╭──

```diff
@@ -1423,8 +1510,21 @@
     const double ldx = M->dx*fac, ldy = M->dy*fac;
     const double facx = 1.0/(ldx*ldx), facy = 1.0/(ldy*ldy);
     constexpr bool FUSE = CC && DO_RES;
+    auto inner = [] (int n, int vl, int vh, int lo, int hi, int F, int T, short& first, short& last) {
+        first = 1; last = 0;
+        n = std::min(n, 32767);
+        for (int t = 0; t < n; ++t) {
+            const int g0 = vl + t*F - E;
+            if (g0 - 1 >= vl && g0 + T <= vh && g0 > lo && g0 + T - 1 < hi) { if (first > last) first = (short)t; last = (short)t; }
+        }
+    };
+    TileMap tm{};
+    tm.ntx = ntx; tm.rcp = (unsigned)std::min<unsigned long long>((1ULL << 32)/(unsigned)ntx, 0xffffffffULL);
+    tm.q8 = (ntx*nty) >> 3; tm.r8 = (short)((ntx*nty) & 7); tm.slab = (short)slab;
+    inner(ntx, b.vlx, b.vhx, b.lox, b.hix, FX, TS::TX, tm.ix0, tm.ix1);
+    inner(nty, b.vly, b.vhy, b.loy, b.hiy, FY, TS::TY, tm.iy0, tm.iy1);
     hipLaunchKernelGGL((k_smooth<TS, CC, SRC, DO_RES, FUSE, NSW, RPULL>), dim3(ntx*nty), dim3(TS::NT), 0, st, b, phi_out, phi_out2, rhs, acf,
-                       phi_in, crse, res_out, cres_out, facx, facy, ntx, resnorm, rhsnorm, sr);
+                       phi_in, crse, res_out, cres_out, facx, facy, tm, resnorm, rhsnorm, sr);
 }
 
 template <bool CC, int SRC, bool DO_RES>
@@ -1448,7 +1548,7 @@
 }
 
 template <bool CC>
-static void vcycle (Multigrid* M, int k, double tol_rel, double tol_abs, hipStream_t st)
+static void vcycle (Multigrid* M, int k, double tol_rel, double tol_abs, hipStream_t st, bool last_of_batch)
 {
     const int nl = M->nlev();
     const int lb = M->lowv_begin;
@@ -1496,7 +1596,7 @@
         double* out = M->cor_in_tmp ? M->L[0].cor : M->tmp0;
         launch_smooth_ts<typename HugeTileOf<CC>::type, CC, SRC_PROLONG, true, 8>(M, 0, M->lv(0, out), M->sol, M->rhs, M->acf0, M->lv(0, in), M->lv(1, crse),
                                                              M->lv(0, M->L[0].rescor), M->lv(1, M->L[1].res), M->d_norms + (2 + k)*MG_NSUB,
-                                                             nullptr, sr, st);
+                                                             nullptr, sr, st, last_of_batch ? MG_SLAB_WRITE : 0);
         M->cor_in_tmp = !M->cor_in_tmp;
     }
     if (!M->nodal_pull1) restrict_residual_if_nodal<CC>(M, 0, sr, st);
@@ -1524,7 +1624,7 @@
             (void)hipMemsetAsync(M->d_norms + (2 + r.nzeroed)*MG_NSUB, 0, more*MG_NSUB*sizeof(unsigned long long), st);
             r.nzeroed += more;
         }
-        vcycle<CC>(M, r.enq, r.tol_rel, r.tol_abs, st);
+        vcycle<CC>(M, r.enq, r.tol_rel, r.tol_abs, st, v + 1 == r.nspec || r.enq + 1 >= r.max_iters);
     }
     ++M->seq; ++M->dbg_trips;
     if (M->defer_post) {
```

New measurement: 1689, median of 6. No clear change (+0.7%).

╰──

| YOUR GOAL |
Scan the data above for the word "bool". Copy every line in which it is found.

| TASK RESPONSE |
     constexpr bool FUSE = CC && DO_RES;
 template <bool CC, int SRC, bool DO_RES>
 template <bool CC>
+static void vcycle (Multigrid* M, int k, double tol_rel, double tol_abs, hipStream_t st, bool last_of_batch)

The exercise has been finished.